diff --git a/ipk_amd/csrc/kernels_score.hpp b/ipk_amd/csrc/kernels_score.hpp
--- a/ipk_amd/csrc/kernels_score.hpp
+++ b/ipk_amd/csrc/kernels_score.hpp
@@ -349,7 +349,34 @@
     uint32_t pre_chunks;
     uint32_t* tile_next = nullptr;
     uint32_t* big_ovf = nullptr;
+    uint32_t* ovf_cnt = nullptr;
 };
+
+typedef const __attribute__((address_space(4))) unsigned char* karg_ptr;
+template <class T> __device__ __forceinline__ T karg_load(karg_ptr ka, size_t off)
+{
+    return *reinterpret_cast<const __attribute__((address_space(4))) T*>(ka + off);
+}
+__device__ __forceinline__ void queue_big_window(const StreamParams& p, uint32_t mat, uint32_t start)
+{
+    karg_ptr ka = (karg_ptr)__builtin_amdgcn_kernarg_segment_ptr();
+    (void)p;
+    asm volatile("" : "+s"(ka));
+    uint32_t* const cnt = karg_load<uint32_t*>(ka, offsetof(StreamParams, ovf_cnt));
+    uint32_t* const total = karg_load<uint32_t*>(ka, offsetof(StreamParams, ovf_count));
+    unsigned long long* const queue = karg_load<unsigned long long*>(ka, offsetof(StreamParams, ovf_queue));
+    if (cnt) {
+        const uint32_t g = blockIdx.x / karg_load<uint32_t>(ka, offsetof(StreamParams, S));
+        const uint32_t m0 = karg_load<const uint32_t*>(ka, offsetof(StreamParams, gm_off))[g];
+        const uint32_t qi = atomicAdd(&cnt[g], 1u);
+        queue[(size_t)m0 * karg_load<uint32_t>(ka, offsetof(StreamParams, nwin)) + qi] =
+            ((unsigned long long)g << 42) | ((unsigned long long)mat << 21) | (unsigned long long)start;
+        atomicAdd(total, 1u);
+    } else {
+        const uint32_t qi = atomicAdd(total, 1u);
+        queue[qi] = ((unsigned long long)mat << 32) | (unsigned long long)start;
+    }
+}
 
 __device__ __constant__ uint32_t RCP16[65] = {
     0, 65536, 32768, 21846, 16384, 13108, 10923, 9363, 8192, 7282, 6554, 5958, 5462, 5042, 4682, 4370, 4096,
@@ -555,10 +582,7 @@
             if constexpr (HalvesDD<SIGMA, K>::OK) ok = build_halves_dd<SIGMA, K, CAP>(c, p.eps, scratch, L, nL, R, nR);
             else ok = build_halves<SIGMA, K, CAP>(c, p.eps, scratch, L, nL, R, nR);
             if (!ok) {
-                if (lane == 0) {
-                    const uint32_t qi = atomicAdd(p.ovf_count, 1u);
-                    p.ovf_queue[qi] = ((unsigned long long)mat << 32) | (unsigned long long)(t0 + w);
-                }
+                if (lane == 0) queue_big_window(p, mat, t0 + w);
                 continue;
             }
             if (nL == 0 || nR == 0) continue;
@@ -630,31 +654,21 @@
     float* best = cols + TG::COLS_F;
     uint2* scratch = reinterpret_cast<uint2*>(smem + TG::HEAD_BYTES);
     uint32_t* state_all = reinterpret_cast<uint32_t*>(scratch + wave_scratch_entries<SIGMA, K, CAPF>());
-    const uint32_t n = *p.ovf_count;
+    const uint32_t g = blockIdx.x / p.S, seg = blockIdx.x - g * p.S;
+    const uint32_t m0 = p.gm_off[g];
+    const uint32_t n = min(p.ovf_cnt[g], (p.gm_off[g + 1] - m0) * p.nwin);
+    if (seg >= n) return;
+    const unsigned long long* queue = p.ovf_queue + (size_t)m0 * p.nwin;
     const uint32_t lane = lane_id(), wave = threadIdx.x >> 6;
     uint32_t* cbase = state_all + (size_t)wave * 2 * NB * SUB;
     uint32_t* cfill = cbase + NB * SUB;
     for (uint32_t b = lane; b < NB * SUB; b += 64) { cbase[b] = CHUNK_NONE; cfill[b] = CH; }
-    Appender<TBL, NB> app{p, cbase, cfill, 0u};
-    bool have_group = false;
+    Appender<TBL, NB> app{p, cbase, cfill, g};
     unsigned long long emitted = 0;
     constexpr uint32_t mulR = ipow(SIGMA, K - K / 2);
-    auto close_chunks = [&]() {
-        wave_lds_sync();
-        for (uint32_t b = lane; b < NB * SUB; b += 64) {
-            const uint32_t id = cbase[b];
-            if (id != CHUNK_NONE) p.desc[id] = ((unsigned long long)(app.g * NB + b / SUB) << 32) | (unsigned long long)min(cfill[b], CH);
-            cbase[b] = CHUNK_NONE; cfill[b] = CH;
-        }
-        wave_lds_sync();
-    };
-    const uint32_t per = (n + gridDim.x - 1) / gridDim.x;
-    const uint32_t q_lo = min(n, blockIdx.x * per), q_hi = min(n, q_lo + per);
-    for (uint32_t q = q_lo; q < q_hi; ++q) {
-        const unsigned long long e = p.ovf_queue[q];
-        const uint32_t g = (uint32_t)(e >> 42), mat = (uint32_t)(e >> 21) & 0x1FFFFFu, start = (uint32_t)e & 0x1FFFFFu;
-        if (have_group && g != app.g) close_chunks();
-        app.g = g; have_group = true;
+    for (uint32_t q = seg; q < n; q += p.S) {
+        const unsigned long long e = queue[q];
+        const uint32_t mat = (uint32_t)(e >> 21) & 0x1FFFFFu, start = (uint32_t)e & 0x1FFFFFu;
         __syncthreads();
         const float* src = p.logp + ((size_t)mat * p.sites + start) * SIGMA;
         for (uint32_t i = threadIdx.x; i < K * SIGMA; i += OVF_NW * 64) cols[i] = src[i];
@@ -690,19 +704,12 @@
         }
         emitted += cnt;
     }
-    if (have_group) close_chunks();
+    wave_lds_sync();
+    for (uint32_t b = lane; b < NB * SUB; b += 64) {
+        const uint32_t id = cbase[b];
+        if (id != CHUNK_NONE) p.desc[id] = ((unsigned long long)(g * NB + b / SUB) << 32) | (unsigned long long)min(cfill[b], CH);
+    }
     if (lane == 0 && emitted) atomicAdd(p.emitted, emitted);
-}
-
-__global__ __launch_bounds__(256) void ovf_group_keys_kernel(const unsigned long long* __restrict__ queue, uint32_t n,
-                                                             const uint32_t* __restrict__ mat_slot,
-                                                             unsigned long long* __restrict__ out)
-{
-    const uint32_t i = blockIdx.x * 256 + threadIdx.x;
-    if (i >= n) return;
-    const unsigned long long e = queue[i];
-    const uint32_t mat = (uint32_t)(e >> 32), start = (uint32_t)e;
-    out[i] = ((unsigned long long)mat_slot[mat] << 42) | ((unsigned long long)mat << 21) | (unsigned long long)start;
 }
 
 __global__ __launch_bounds__(256) void chunk_hist_kernel(const unsigned long long* __restrict__ desc, uint32_t n,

### Exercise prompt
Read the listing. Copy each line that has the word "return" in it.

### Solution
+    return *reinterpret_cast<const __attribute__((address_space(4))) T*>(ka + off);
+    if (seg >= n) return;
-    if (i >= n) return;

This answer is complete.